Vineeta Vijayaraghavan is a Senior Research Fellow at Innosight Institute, a think tank focused on disruptive innovation. Clayton Christensen is the Kim B. Clark Professor of Business Administration at the Harvard Business School, co-founder of Innosight Institute and co-author of “The Innovator’s Prescription: A Disruptive Solution for Health Care.”

The U.S. Supreme Court announced on Nov. 14 it will hear a case that challenges certain aspects of the Patient Protection and Affordable Care Act (PPACA). Regardless of the law’s pros and cons, some of the government’s most significant, positive changes to health care exist outside of it.

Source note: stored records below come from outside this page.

# sholtodouglas/RoboticsPlayroomPybullet

Hardware: AMD Instinct MI355X
Metric: env-steps/sec at N=4096 parallel UR5PlayAbsRPY1Obj-v0 envs per MI355X (higher is better)
Workload: dtype f32

## Files before the change

### roboticsplayroompybullet_amd/csrc/rp_kernels.cuh

```cuda
#pragma once
#include <hip/hip_runtime.h>
#include <stdint.h>

#include "rp_device_model.h"
#include "rp_math.cuh"

#define NB_MAX (1 + RP_MAX_ARM + RP_MAX_FREE + RP_MAX_J1)
#define NVP 28
#define MAXC 21
#define MAXACT 64
#define MAXT 4
#define MAXROWC (3 * MAXC + MAXT)
static_assert(MAXACT <= 64 && NB_MAX <= 32, "a candidate record packs its pair index in 6 bits and its bodies in 5 bits each");
#define PM_MAX 11
#define PMC_HDR 4
#define PMC_PT 11
#define PMC_MAN (8 + 4 * PMC_PT)
#define PMC_MANIFOLDS (PMC_HDR + PM_MAX * PMC_MAN)
#define PMC_AX PMC_MANIFOLDS
#define PMC_AXN 16
#define PMC_FLOATS (PMC_MANIFOLDS + 8 * PMC_AXN)
#define RP_MAX_GROUPS 16
#define SORT_KEYS 64
#define SORT_REPS 8
// ... 103 lines not shown
  int act[MAXACT], candn[MAXACT], key[MAXACT];
  float pmu[MAXACT];
  alignas(16) float cand[CANDMAX * 8];
  alignas(16) float Minv[144];
  float tau[RP_MAX_ARM];
  float finv[RP_MAX_FREE * 9];
  float dmu[RP_MAX_OBJ], dmass[RP_MAX_FREE + 1];
  float vstar[32];
  union alignas(16) {
    struct {
      float inert[RP_MAX_ARM * 10], compI[RP_MAX_ARM * 10];
      float vsp[RP_MAX_ARM * 6], csp[RP_MAX_ARM * 6], fsp[RP_MAX_ARM * 6], Fv[RP_MAX_ARM * 6];
      double Md[144];
    };
    struct {
      float srow[MAXSMALL * 8];
      float rowS[3 * PREP_CH * 4], rowT[3 * PREP_CH * 4];
      union {
        struct { float J[3 * PREP_CH * ROWW], B[3 * PREP_CH * ROWW]; };
        float aout[192];
      };
    };
  };
  HULL_POOL_FIELDS
#ifdef RP_LDS_PAD
  float pad[RP_LDS_PAD];
#endif
};
static_assert(offsetof(EnvLds, aabb) % 16 == 0 && offsetof(PrepLds, aabb) % 16 == 0 && offsetof(EnvLds, cand) % 16 == 0 && offsetof(EnvLds, man) % 16 == 0 && offsetof(EnvLds, srow) % 16 == 0 && offsetof(EnvLds, rowS) % 16 == 0 &&
              offsetof(EnvLds, rowT) % 16 == 0 && offsetof(EnvLds, J) % 16 == 0 && offsetof(EnvLds, B) % 16 == 0, "16-byte LDS accesses");
static_assert(sizeof(PrepLds) <= 20480 - 512, "k_prep2: eight blocks (sixteen waves: what its 128 VGPRs allow) per CU");
static_assert(offsetof(PrepLds, roff) % 16 == 0 && offsetof(PrepLds, slot) % 16 == 0 && offsetof(PrepLds, Minv) % 16 == 0 && offsetof(PrepLds, aout) % 16 == 0 &&
              offsetof(PrepLds, Md) % 8 == 0 && offsetof(PrepLds, cand) % 16 == 0 && offsetof(PrepLds, man) % 16 == 0, "16-byte copies out of LDS");

struct __align__(16) ObsLds {
  float st[RP_REC_FLOATS];
  float xR[NB_MAX * 9], xp[NB_MAX * 3];
  float O[4];
  float S[RP_MAX_ARM * 6];
  alignas(16) float cand[2 * 12 * RP_MAX_ARM + 2 * RP_MAX_ARM + 4];
  alignas(16) float out[O_FLOATS];
};
#ifdef RP_CLOCKS
__device__ unsigned long long g_clk[32 * 4096];
#define CLK_MARK(i) if (lane == 0) { g_clk[8 * wb + (i)] = __builtin_readcyclecounter(); }
#if RP_CLOCKS == 2
#define PCLK(i) if (lane == 0) { g_clk[32 * (blockIdx.x & 4095) + (i)] = (i) >= 6 && (i) < 8 ? wall_clock64() : __builtin_readcyclecounter(); }
#define PCLK_ZERO(i) if (lane == 0) { g_clk[32 * (blockIdx.x & 4095) + (i)] = 0ull; }
#define PCLK_ADD(i, v) if (lane == 0) { g_clk[32 * (blockIdx.x & 4095) + (i)] += (unsigned long long)(v); }
#define HCLK_ADD(i, v) if (l16 == 0) { atomicAdd(&g_clk[32 * (blockIdx.x & 4095) + (i)], (unsigned long long)(v)); }
#ifdef RP_HPROF
#define PCLK_G(i, v)
#define PCLK_H(i, v) PCLK_ADD(i, v)
#else
#define PCLK_G(i, v) PCLK_ADD(i, v)
#define PCLK_H(i, v)
#endif
#define CLK_MARK2(i)
#else
#define PCLK(i)
#define PCLK_ZERO(i)
#define PCLK_ADD(i, v)
#define HCLK_ADD(i, v)
#define PCLK_G(i, v)
#define PCLK_H(i, v)
#define CLK_MARK2(i) CLK_MARK(i)
// ... 108 lines not shown

__device__ __forceinline__ Xf joint_compose(const DevModel* m, const Xf& P, int j, float q) {
  Xf r;
  M3 Rj = mul(P.R, ldm3(m->arm_jrot[j]));
  r.p = P.p + mulv(P.R, ld3(m->arm_jpos[j]));
  V3 ax = ld3(m->arm_axis[j]);
  if (m->arm_jtype[j] == 0) {
    r.R = mul(Rj, axis_angle(ax, q));
  } else {
    r.R = Rj;
    r.p = r.p + mulv(Rj, ax) * q;
  }
  return r;
}

template <class LDS>
__device__ __forceinline__ void fk_bodies(const DevModel* m, LDS& L, int lane) {
  float* T = L.cand;
  static_assert(2 * 12 * RP_MAX_ARM + 2 * RP_MAX_ARM <= CANDMAX * 8 && 2 * 12 * RP_MAX_ARM + 2 * RP_MAX_ARM <= (int)(sizeof(L.cand) / sizeof(float)), "fk scratch fits the candidate list");
  int* P = (int*)(T + 2 * 12 * RP_MAX_ARM);
  const int n = m->n_arm;
  Xf x; x.R = ident3(); x.p = mk3(0, 0, 0);
  int par = -1;
  if (lane < n) {
    M3 R0 = ldm3(m->arm_jrot[lane]);
    V3 p0 = ld3(m->arm_jpos[lane]), ax = ld3(m->arm_axis[lane]);
    float q = L.st[ST_Q + lane];
    x.R = R0; x.p = p0;
    if (m->arm_jtype[lane] == 0) x.R = mul(R0, axis_angle(ax, q));
    else x.p = p0 + mulv(R0, ax) * q;
    par = m->arm_parent[lane];
    if (par < 0) { M3 Rb = ldm3(m->base_rot); V3 pb = ld3(m->base_pos); x.p = pb + mulv(Rb, x.p); x.R = mul(Rb, x.R); }
  }
  for (int it = 0; __ballot(par >= 0) != 0ull; it++) {
    float* Tb = T + (it & 1) * 12 * RP_MAX_ARM;
    int* Pb = P + (it & 1) * RP_MAX_ARM;
    if (lane < n) { stm3(&Tb[12 * lane], x.R); st3(&Tb[12 * lane + 9], x.p); Pb[lane] = par; }
    WSYNC();
    if (par >= 0) {
      M3 Ra = ldm3(&Tb[12 * par]); V3 pa = ld3(&Tb[12 * par + 9]);
      x.p = pa + mulv(Ra, x.p); x.R = mul(Ra, x.R);
      par = Pb[par];
    }
  }
  if (lane < n) { stm3(&L.xR[9 * (lane + 1)], x.R); st3(&L.xp[3 * (lane + 1)], x.p); }
  if (lane < m->nbody && !(lane >= 1 && lane <= n)) {
    int b = lane;
    Xf y; y.R = ident3(); y.p = mk3(0, 0, 0);
    if (b > n && b <= n + m->n_free) {
      int k = b - 1 - n;
      const float* f = &L.st[ST_FREE + 13 * k];
      Q4 q = {f[3], f[4], f[5], f[6]};
      y.R = quat_to_m3(q); y.p = ld3(f);
    } else if (b > n + m->n_free) {
      int k = b - 1 - n - m->n_free;
      M3 R0 = ldm3(m->j1_rot[k]);
      V3 ax = ld3(m->j1_axis[k]);
      y.p = ld3(m->j1_pos[k]);
      float q = L.st[ST_JQ + k];
      if (m->j1_type[k] == 0) y.R = mul(R0, axis_angle(ax, q));
      else { y.R = R0; y.p = y.p + mulv(R0, ax) * q; }
    }
    stm3(&L.xR[9 * b], y.R); st3(&L.xp[3 * b], y.p);
  }
}

template <class LDS>
__device__ __forceinline__ void joint_subspaces(const DevModel* m, LDS& L, int lane) {
  if (lane == 0) st3(L.O, ld3(&L.xp[3 * m->site_body[RP_SITE_EE]]));
  WSYNC();
  if (lane < m->n_arm) {
    V3 O = ld3(L.O);
    M3 R = ldm3(&L.xR[9 * (1 + lane)]);
    V3 a = mulv(R, ld3(m->arm_axis[lane]));
    V6 S;
    if (m->arm_jtype[lane] == 0) { S.a = a; S.l = cross(ld3(&L.xp[3 * (1 + lane)]) - O, a); }
    else { S.a = mk3(0, 0, 0); S.l = a; }
    st6(&L.S[6 * lane], S);
  }
}

template <class LDS>
__device__ __forceinline__ void stage_dynamics(const DevModel* m, LDS& L, int t, int env) {
  const int no = m->n_obj, nd = no + m->n_free;
  if (t < nd) {
    const float v = m->dyn[(size_t)env * nd + t];
    if (t < no) L.dmu[t] = v; else L.dmass[t - no] = v;
  }
}
template <class LDS>
__device__ __forceinline__ float pair_friction(const DevModel* m, const LDS& L, int a, int b) {
  return fminf(L.dmu[m->col_obj[a]] * L.dmu[m->col_obj[b]], 10.f);
}
__device__ __forceinline__ V3 ld_wrench(const DevModel* m, int env, int body, int half) {
  return ld3(m->wrench + ((size_t)env * (m->nbody - 1) + body) * 6 + 3 * half);
}
__device__ __forceinline__ bool wrench_on(V3 w) { return w.x != 0.f || w.y != 0.f || w.z != 0.f; }
// ... 965 lines not shown
#pragma unroll
    for (int bit = 0; bit < 3; bit++) {
      const unsigned long long mb = __ballot((npl >> bit) & 1);
      off += __popcll(mb & lower_groups) << bit; tot += __popcll(mb) << bit;
    }
    cbase += tot;
    const int npg = __shfl(np, lane & ~7);
    const int nst = min(npg, max(0, CANDMAX - off));
    if (act && s < nst) {
      float* c = &L.cand[(off + s) * 8];
      *(float4*)c = make_float4(mine.p.x, mine.p.y, mine.p.z, mine.n.x);
      *(float4*)(c + 4) = make_float4(mine.n.y, mine.n.z, mine.dist, __int_as_float(a | (b << 8) | (ai << 16) | (body_a << 22) | (body_b << 27)));
    }
    if (act && s == 0) L.candn[ai] = nst | (min(off, CANDMAX) << 8);
    WSYNC();
  }
  return min(cbase, CANDMAX);
}

__device__ __forceinline__ int manifold_replace_index(const float* c4, const float* pt) {
  int deepest = -1; float maxpen = pt[6];
  for (int i = 0; i < 4; i++) if (c4[8 * i + 6] < maxpen - K_TIE_EPS) { deepest = i; maxpen = c4[8 * i + 6]; }
  float res[4] = {0, 0, 0, 0};
  V3 P = ld3(pt), p0 = ld3(c4), p1 = ld3(c4 + 8), p2 = ld3(c4 + 16), p3 = ld3(c4 + 24), cr;
  if (deepest != 0) { cr = cross(P - p1, p3 - p2); res[0] = dot(cr, cr); }
  if (deepest != 1) { cr = cross(P - p0, p3 - p2); res[1] = dot(cr, cr); }
  if (deepest != 2) { cr = cross(P - p0, p3 - p1); res[2] = dot(cr, cr); }
  if (deepest != 3) { cr = cross(P - p0, p2 - p1); res[3] = dot(cr, cr); }
  int best = 0;
  for (int i = 1; i < 4; i++) if (res[i] > res[best] * (1.f + 1e-4f)) best = i;
  return best;
}
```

These changes are enabling more disruptive innovations – the types of innovations that could radically improve cost, quality and access in health care. They also demonstrate how the U.S. is starting to make changes that will improve our national health care, regardless of the fate of health-care legislation.

Let’s start with Medicare, which has never before recognized online clinical care. This includes a failure to recognize e-mailing and online clinical conversations with brick and mortar providers. That changed in October when the Centers for Medicare & Medicaid Services (CMS) authorized a Minnesota Medicare plan to cover care provided by the online convenience care clinic

Virtuwell connects patients with nurse practitioners for online diagnosis, treatment and prescriptions, treating about 40 simple conditions around the clock. Online care may be new, but virtuwell is grounded in rigorous safety protocols and the decades-long clinical experience of its creator, Minnesota-based HealthPartners. HealthPartners is a leading integrated health care system, which means that the role of both payer and provider are combined.

These factors may have increased CMS’ comfort-level, and rightly so, making it likely that other online venues will become reimbursable over time, so long as they meet similar thresholds for safe, satisfying and high-quality care. The move towards online care will empower patients, leverage a greater array of providers, and yield enormous improvements in cost and access.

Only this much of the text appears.